Simplement que d'une manière générale tu n'aimes pas cette « pièce ». (Je ne vois pas ce qui te paraît étrange… )


----------



## itka

Maître Capello said:


> Simplement que d'une manière générale tu n'aimes pas cette « pièce ». (Je ne vois pas ce qui te paraît étrange… )


 Ta phrase, d'accord "Je n'aime pas cette pièce" ! 
Mais _"je n'aime pas les toilettes"_... qu'est-ce que ça voudrait dire ? On ne peut pas aimer ou ne pas aimer les toilettes, en général ! On est bien obligé de s'en servir...  (à moins que tu ne sois un adepte de la vie aux champs ! )

Est-ce que tu dirais : _"Je n'aime pas la chambre"_, _"Je n'aime pas le couloir"_ ou _"Je n'aime pas la salle de bains" _sans faire référence à des lieux clairement identifiés par le contexte ? 

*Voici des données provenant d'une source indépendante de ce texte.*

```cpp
template <typename PT, typename RT>
int pcg_tail_coarse_t(pl_context *c, double *cur, double *nxt, int hist_slot, PT *p, const PT *Ap, RT *x, RT *r) {
  pl::Coarse &cs = c->coarse, &cl = c->coarseL;
  const bool useL = cl.ready;
#define PL_UPD(TM, MULTI, LOCAL)                                                                                    \
  hipLaunchKernelGGL((pl::k_pcg_update_tile<PT, RT, TM, MULTI, LOCAL>), dim3((unsigned)cs.n_tiles), dim3(cs.vblock), \
                     0, c->stream,                                                                                   \
                     c->tile.tile_start.p, cs.agg_of_tile.p, cs.cen.p, c->xyz.p, Ap, cs.dinv32,                       \
                     c->dist.active ? (const double *)c->dist.weight.p : (const double *)nullptr, r, cur,             \
                     cs.rc, cs.tile_level ? (const double *)cs.Bt_inv : (const double *)nullptr, cs.yt,               \
                     useL ? (const int32_t *)cl.agg_of_tile.p : (const int32_t *)nullptr, cl.cen.p,                   \
                     (c->dist.active || useL) ? (const uint8_t *)c->sharedbits.p : (const uint8_t *)nullptr, cl.rc,   \
                     cs.ncp, c->cond_use ? (const uint8_t *)c->cflag.p : (const uint8_t *)nullptr, cs.cm, rel32)
  const float *rel32 = cs.rel_exact ? (const float *)cs.rel32.p : (const float *)nullptr;
  if (useL) {
    if (tile_modes_now(c) == 12) PL_UPD(12, true, true);
    else PL_UPD(6, true, true);
  } else if (c->dist.active) {
    if (tile_modes_now(c) == 12) PL_UPD(12, true, false);
    else PL_UPD(6, true, false);
  } else if (tile_modes_now(c) == 12) PL_UPD(12, false, false);
  else PL_UPD(6, false, false);
#undef PL_UPD
  if (useL)
    pl::coarse_apply(cl, cl.rc, cl.tv, cl.yc, cs.rc + cs.ncp + pl::kSlots, (const double *)nullptr, c->stream);
  if (c->dist.active) {
    if (pl::dist_sum_scalars(c->dist, cs.rc, cs.ncp + 2 * pl::kSlots, c->stream))
      return fail(PL_ERR_HIP, "RCCL all-reduce of the coarse residual failed");
  }
  pl::coarse_apply(cs, cs.rc, cs.tv, cs.yc, cur + pl::S_RZ_NEW * pl::kSlots, cs.rc + cs.ncp + pl::kSlots, c->stream);
#define PL_DIR(TM, MULTI, LOCAL)                                                                                         \
  hipLaunchKernelGGL((pl::k_pcg_direction_coarse<PT, RT, TM, MULTI, LOCAL>), dim3((unsigned)cs.n_tiles), dim3(cs.vblock), \
                     0, c->stream,                                                                                        \
                     c->tile.tile_start.p, (const RT *)r, cs.dinv32, c->xyz.p, cs.agg_of_tile.p, cs.cen.p, cs.yc,         \
                     cs.tile_level ? (const double *)cs.yt : (const double *)nullptr, c->fixedbits.p, p, x, cur, nxt,     \
                     c->hist.p, hist_slot, cs.rc, cs.ncp,                                                                \
                     useL ? (const int32_t *)cl.agg_of_tile.p : (const int32_t *)nullptr, cl.cen.p, cl.yc,                \
                     (c->dist.active || useL) ? (const uint8_t *)c->sharedbits.p : (const uint8_t *)nullptr, cl.rc,       \
                     cl.ncp, c->cond_use ? (const uint8_t *)c->cflag.p : (const uint8_t *)nullptr, cs.cm, rel32)
  const int64_t n_flat = c->cond_use ? c->N - c->n_cond : c->N;
#define PL_DIRF(TM)                                                                                                      \
  hipLaunchKernelGGL((pl::k_pcg_direction_flat<PT, RT, TM>), dim3((unsigned)((3 * n_flat + pl::kBlock - 1) / pl::kBlock)), \
                     dim3(pl::kBlock), 0, c->stream, n_flat, cs.tile_of_node.p, (const RT *)r, cs.dinv32, c->xyz.p,       \
                     cs.agg_of_tile.p, cs.cen.p, cs.yc, cs.tile_level ? (const double *)cs.yt : (const double *)nullptr,  \
                     c->fixedbits.p, p, x, cur, nxt, c->hist.p, hist_slot, cs.rc, cs.ncp,                                \
                     c->cond_use ? (const int32_t *)c->ckeep.p : (const int32_t *)nullptr, cs.cm,                        \
                     c->dist.active ? (const uint8_t *)c->sharedbits.p : (const uint8_t *)nullptr, rel32)
  if (!useL && sizeof(PT) == 8) {
    if (tile_modes_now(c) == 12) PL_DIRF(12);
    else PL_DIRF(6);
  } else if (useL) {
    if (tile_modes_now(c) == 12) PL_DIR(12, true, true);
    else PL_DIR(6, true, true);
  } else if (c->dist.active) {
    if (tile_modes_now(c) == 12) PL_DIR(12, true, false);
    else PL_DIR(6, true, false);
  } else if (tile_modes_now(c) == 12) PL_DIR(12, false, false);
  else PL_DIR(6, false, false);
#undef PL_DIRF
#undef PL_DIR
  PL_HIP(hipGetLastError());
  return PL_OK;
}

int pcg_tail_coarse(pl_context *c, double *cur, double *nxt, int hist_slot) {
  return pcg_tail_coarse_t<double, double>(c, cur, nxt, hist_slot, c->p.p, (const double *)c->Ap.p, c->x.p, c->r.p);
}

inline void ddm_precondition(pl_context *c, double *dot, bool restricted = false) {
  if (c->dd2_ready) {
    pl::Coarse &cs = c->dd2;
    const uint8_t *fx = c->have_bc ? (const uint8_t *)c->fixed.p : (const uint8_t *)nullptr;
    if (!restricted)
      hipLaunchKernelGGL(pl::k_ddm_restrict, dim3((unsigned)c->dd2_n_agg), dim3(pl::kBlock), 0, c->stream, c->dd2_ptr.p,
                         c->dd2_nodes.p, (const double *)c->dd2_cen.p, (const double *)c->dd2_xyz.p, fx,
                         (const double *)c->r.p, cs.rc);
    pl::coarse_apply(cs, cs.rc, cs.tv, cs.yc, dot, (const double *)nullptr, c->stream);
    hipLaunchKernelGGL(pl::k_ddm_two_level_apply, dim3(grid_for(c->N * 6)), dim3(pl::kBlock), 0, c->stream, c->N,
                       (const double *)c->dd_B.p, c->dd2_agg.p, (const double *)c->dd2_cen.p, (const double *)c->dd2_xyz.p, fx,
                       (const double *)cs.yc, (const double *)c->r.p, c->z.p, dot, cs.rc, cs.ncp);
    return;
  }
  if (c->dd_ready)
    pl::dense_apply(c->dd_W.p, c->dd_Wt.p, c->dd_n, c->dd_n, c->r.p, c->dd_tv.p, c->z.p, dot, (const double *)nullptr,
                    c->stream);
  else
    hipLaunchKernelGGL(pl::k_ddm_node_blocks_apply, dim3(grid_for(c->N * 6)), dim3(pl::kBlock), 0, c->stream, c->N,
                       (const double *)c->dd_B.p, (const double *)c->r.p, c->z.p, dot);
}

inline int small_set_size() { return pl::S_COUNT * pl::kSlots; }
inline double *small_set(pl_context *c, int k) { return c->small_scal.p + (size_t)((k + 4) & 3) * small_set_size(); }
inline double *small_rc(pl_context *c, int parity) { return c->small_rc.p + (size_t)(parity & 1) * (c->coarse.ncp + 2 * pl::kSlots); }

int small_prepare(pl_context *c) {
  const int64_t n6 = c->N * 6;
  const size_t nrc = 2 * (size_t)(c->coarse.ncp + 2 * pl::kSlots);
  if (!c->p2.p || c->p2.n < (size_t)n6) PL_HIP(c->p2.alloc((size_t)n6));
  if (!c->small_scal.p) PL_HIP(c->small_scal.alloc(4 * (size_t)small_set_size()));
  if (!c->small_rc.p || c->small_rc.n < nrc) PL_HIP(c->small_rc.alloc(nrc));
  PL_HIP(hipMemsetAsync(c->small_scal.p, 0, 4 * (size_t)small_set_size() * sizeof(double), c->stream));
  PL_HIP(hipMemsetAsync(c->small_rc.p, 0, nrc * sizeof(double), c->stream));
  PL_HIP(hipMemsetAsync(c->p.p, 0, n6 * sizeof(double), c->stream));
  PL_HIP(hipMemsetAsync(c->p2.p, 0, n6 * sizeof(double), c->stream));
  return PL_OK;
}

int small_tail(pl_context *c, int k, int hist_slot) {
  pl::Coarse &cs = c->coarse;
  const uint8_t *skip = c->cond_use ? (const uint8_t *)c->cflag.p : (const uint8_t *)nullptr;
  const double *Bt = cs.tile_level ? (const double *)cs.Bt_inv : (const double *)nullptr;
  double *rc_new = small_rc(c, k + 1), *rc_old = small_rc(c, k);
#define PL_SUPD(TM)                                                                                                         \
  hipLaunchKernelGGL((pl::k_pcg_update_tile<double, double, TM, false, false>), dim3((unsigned)cs.n_tiles), dim3(cs.vblock),  \
                     0, c->stream, c->tile.tile_start.p, cs.agg_of_tile.p, cs.cen.p, c->xyz.p, (const double *)c->Ap.p,     \
                     cs.dinv32, (const double *)nullptr, c->r.p, small_set(c, k), rc_new, Bt, cs.yt,                        \
                     (const int32_t *)nullptr, (const double *)nullptr, (const uint8_t *)nullptr, (double *)nullptr, cs.ncp, \
                     skip, cs.cm)
#define PL_SZ(TM)                                                                                                           \
  hipLaunchKernelGGL((pl::k_small_z<TM>), dim3((unsigned)cs.n_tiles), dim3(cs.vblock), 0, c->stream, c->tile.tile_start.p,  \
                     cs.agg_of_tile.p, cs.cen.p, c->xyz.p, (const double *)c->r.p, cs.dinv32, c->fixedbits.p, skip,         \
                     (const float *)cs.Ainv, cs.ncp, cs.cm, (const double *)rc_new, rc_old,                                 \
                     cs.tile_level ? (const double *)cs.yt : (const double *)nullptr, c->z.p, small_set(c, k + 1),          \
                     small_set(c, k + 2), c->hist.p, hist_slot)
  if (tile_modes_now(c) == 12) {
    PL_SUPD(12);
    PL_SZ(12);
  } else {
    PL_SUPD(6);
    PL_SZ(6);
// ... 914 lines not shown
```

Baseline: 248.3 million.

## Compress per-node PCG data into packed words with deduplicated diagonal-inverse classes

Each node's offset from its aggregate centre is packed into a 32-bit word as three signed bytes with a shared power-of-two scale, used only when the packing is exact. Per-node float diagonal-inverse rows plus fixed bits are deduplicated into a table of at most 256 classes using a GPU hash table, and the class index goes in the word's top byte. The PCG update and direction kernels then read one word per node instead of separate rel32, dinv32 and fixedbits arrays, cutting memory traffic in the bandwidth-bound iteration. The cost is extra hashing, publish and verify kernels at assembly with a host readback, plus exponential backoff when classification fails; it is on by default unless PL_NODE_WORDS=0.

```diff
diff --git a/include/pylattice_hip.h b/include/pylattice_hip.h
--- a/include/pylattice_hip.h
+++ b/include/pylattice_hip.h
@@ -196,6 +196,7 @@
 
 int pl_time_kernel(pl_handle h, int which, int reps, double *avg_ms);
 int pl_algorithmic_bytes(pl_handle h, double *out3);
+int pl_node_words_info(pl_handle h, int *classes_on, int *n_classes, int *bytes_on, int *byte_exp);
 int pl_forget_history(pl_handle h);
 
 int pl_debug_spd_solve(int device, int32_t n, const double *A, const double *b, double *x, double *quad,
diff --git a/pylatticedso_amd/_capi.py b/pylatticedso_amd/_capi.py
--- a/pylatticedso_amd/_capi.py
+++ b/pylatticedso_amd/_capi.py
@@ -18,7 +18,7 @@
            "pl_spmv_free", "pl_spmv_bsr", "pl_solve", "pl_reactions", "pl_sens", "pl_energy", "pl_node_mod", "pl_schur",
            "pl_stress", "pl_stress_pnorm", "pl_buckling", "pl_buckling_pnorm",
            "pl_spmv_multi", "pl_solve_multi", "pl_schur_block", "pl_geom_spmv_multi", "pl_buckling_modes",
-           "pl_schur_cells", "pl_cells_recover", "pl_get_records", "pl_debug_partition", "pl_time_kernel", "pl_algorithmic_bytes", "pl_forget_history", "pl_debug_spd_solve", "pl_dist_unique_id_bytes",
+           "pl_schur_cells", "pl_cells_recover", "pl_get_records", "pl_debug_partition", "pl_time_kernel", "pl_algorithmic_bytes", "pl_node_words_info", "pl_forget_history", "pl_debug_spd_solve", "pl_dist_unique_id_bytes",
            "pl_dist_unique_id", "pl_dist_loopback_id", "pl_dist_abort", "pl_dist_init", "pl_dist_set_peers", "pl_generate_lattice", "pl_lattice_fetch",
            "pl_lattice_free", "pl_penalize", "pl_boundary_index", "pl_boundary_index_rows"]
 
@@ -94,7 +94,7 @@
            "pl_schur_cells": [V, I32, I32, I32, V, I32, V, V, V, V, V, V, V],
            "pl_cells_recover": [V, I32, I32, I32, V, I32, V, V, V, V, V, V, V, V, V, V, V],
            "pl_get_records": [V, V], "pl_debug_partition": [V, V, V, V, V], "pl_time_kernel": [V, I32, I32, V],
-           "pl_algorithmic_bytes": [V, V], "pl_forget_history": [V], "pl_debug_spd_solve": [I32, I32, V, V, V, V, I32], "pl_dist_unique_id_bytes": [], "pl_dist_unique_id": [V], "pl_dist_loopback_id": [V], "pl_dist_abort": [V],
+           "pl_algorithmic_bytes": [V, V], "pl_node_words_info": [V, V, V, V, V], "pl_forget_history": [V], "pl_debug_spd_solve": [I32, I32, V, V, V, V, I32], "pl_dist_unique_id_bytes": [], "pl_dist_unique_id": [V], "pl_dist_loopback_id": [V], "pl_dist_abort": [V],
            "pl_dist_init": [V, I32, I32, V, V, V, I32, I32], "pl_dist_set_peers": [V, V],
            "pl_generate_lattice": [I64, V, V, V, I32, I32, V, V, V, V], "pl_lattice_fetch": [V] * 12,
            "pl_lattice_free": [V], "pl_penalize": [I64, V, V, V, D, V, V, V],
@@ -701,6 +701,11 @@
         _check(self._lib, self._lib.pl_time_kernel(self._h, int(which), int(reps), C.byref(ms)))
         return ms.value
 
+    def node_words_info(self):
+        v = [C.c_int() for _ in range(4)]
+        _check(self._lib, self._lib.pl_node_words_info(self._h, *[C.byref(x) for x in v]))
+        return {"classes": bool(v[0].value), "n_classes": v[1].value, "bytes": bool(v[2].value), "byte_exp": v[3].value}
+
     def algorithmic_bytes(self):
         out = (C.c_double * 3)()
         _check(self._lib, self._lib.pl_algorithmic_bytes(self._h, out))
diff --git a/pylatticedso_amd/csrc/pl_api.hip b/pylatticedso_amd/csrc/pl_api.hip
--- a/pylatticedso_amd/csrc/pl_api.hip
+++ b/pylatticedso_amd/csrc/pl_api.hip
@@ -862,6 +862,7 @@
   pl::dist_destroy(h->dist);
   if (h->pal_host_flags != h->pal_fallback_flags) (void)hipHostFree(h->pal_host_flags);
   if (h->cls_host_flag) (void)hipHostFree(h->cls_host_flag);
+  if (h->dcl_host_flags) (void)hipHostFree(h->dcl_host_flags);
   delete h;
 }
 
@@ -904,6 +905,7 @@
   h->have_bc = true;
   h->coarse.n_fix = -1;
   h->coarseL.n_fix = -1;
+  h->coarse.dcl_ready = false;
   {
     int rcs = select_condensed(h, bits);
     if (rcs) return rcs;
@@ -931,11 +933,14 @@
     if (rc) return rc;
     rc = launch_dinv32(h);
     if (rc) return rc;
+    rc = launch_node_classes(h, h->stream, false);
+    if (rc) return rc;
     rc = agree_condensed(h);
     if (rc) return rc;
     rc = launch_condensed_blocks(h, h->stream);
     if (rc) return rc;
     PL_HIP(hipStreamSynchronize(h->stream));
+    finish_node_classes(h);
     {
       const bool keep = h->pal_ready;
       finish_condensed_classes(h);
@@ -1004,6 +1009,7 @@
   PL_HIP(hipMemcpyAsync(h->radius.p, stg, h->B * sizeof(double), hipMemcpyHostToDevice, h->stream));
   PL_HIP(hipStreamSynchronize(h->stream));
   h->assembled = false;
+  h->coarse.dcl_ready = false;
   h->have_bsr = false;
   return PL_OK;
 }
@@ -1023,6 +1029,7 @@
     PL_HIP(hipMemcpy(h->mult.p, m.data(), h->B * sizeof(double), hipMemcpyHostToDevice));
   }
   h->assembled = false;
+  h->coarse.dcl_ready = false;
   h->have_bsr = false;
   return PL_OK;
 }
@@ -1040,6 +1047,7 @@
   PL_HIP(hipMemcpy(h->seg_len.p, sl.data(), 3 * h->B * sizeof(double), hipMemcpyHostToDevice));
   PL_HIP(hipMemcpy(h->seg_nsub.p, sn.data(), 3 * h->B * sizeof(int32_t), hipMemcpyHostToDevice));
   h->assembled = false;
+  h->coarse.dcl_ready = false;
   h->have_bsr = false;
   return PL_OK;
 }
@@ -1202,17 +1210,32 @@
     rc = fem_factor_dense(h);
     if (rc) return rc;
   }
-  rc = build_coarse(h, h->coarse.enabled && h->have_bc ? std::function<void(int)>(queue_fill) : std::function<void(int)>());
+  bool dcl_queued = false;
+  int rc_dcl = PL_OK;
+  auto beside_chain = [&](int phase) {
+    if (!dcl_queued) {
+      dcl_queued = true;
+      rc_dcl = launch_node_classes(h, h->side, true);
+      if (!rc_dcl && hipEventRecord(h->ev_join, h->side) != hipSuccess)
+        rc_dcl = fail(PL_ERR_HIP, "pl_assemble: event record failed");
+    }
+    queue_fill(phase);
+  };
+  rc = build_coarse(h, h->coarse.enabled && h->have_bc ? std::function<void(int)>(beside_chain) : std::function<void(int)>());
   if (rc) return rc;
+  if (rc_dcl) return rc_dcl;
   queue_fill(1);
   if (rc_fill) return rc_fill;
   PL_HIP(hipStreamWaitEvent(h->stream, h->ev_join, 0));
-  rc = launch_dinv32(h);
-  if (rc) return rc;
+  if (!h->dcl_pending) {
+    rc = launch_dinv32(h);
+    if (rc) return rc;
+  }
   PL_HIP(hipEventRecord(h->ev1, h->stream));
   PL_HIP(hipStreamSynchronize(h->stream));
   finish_palette(h);
   finish_condensed_classes(h);
+  finish_node_classes(h);
   for (pl::Coarse *cs : {&h->coarse, &h->coarseL})
     if (cs->ready && cs->Ac) {
       PL_HIP(hipMemsetAsync(cs->Ac, 0, (size_t)cs->ncp * cs->ncp * sizeof(double), h->stream));
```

Ou alors, il y a une autre possibilité, mais qui ne marche pas avec "les toilettes" qui sont déjà au pluriel : _"Je n'aime pas *les* chambre*s*" "Je n'aime pas *les* couloir*s*" etc._ pour indiquer que tu n'aimes pas ce genre d'endroit...


----------



## Maître Capello

itka said:


> Ou alors, il y a une autre possibilité, mais qui ne marche pas avec "les toilettes" qui sont déjà au pluriel : _"Je n'aime pas *les* chambre*s*" "Je n'aime pas *les* couloir*s*" etc._ pour indiquer que tu n'aimes pas ce genre d'endroit...


Oui, c'est bien ce que je sous-entendais : dans ce sens pluriel et donc général, on peut dire _Je n'aime pas les toilettes_… (Le « pluriel d'un pluriel » reste un pluriel…)


----------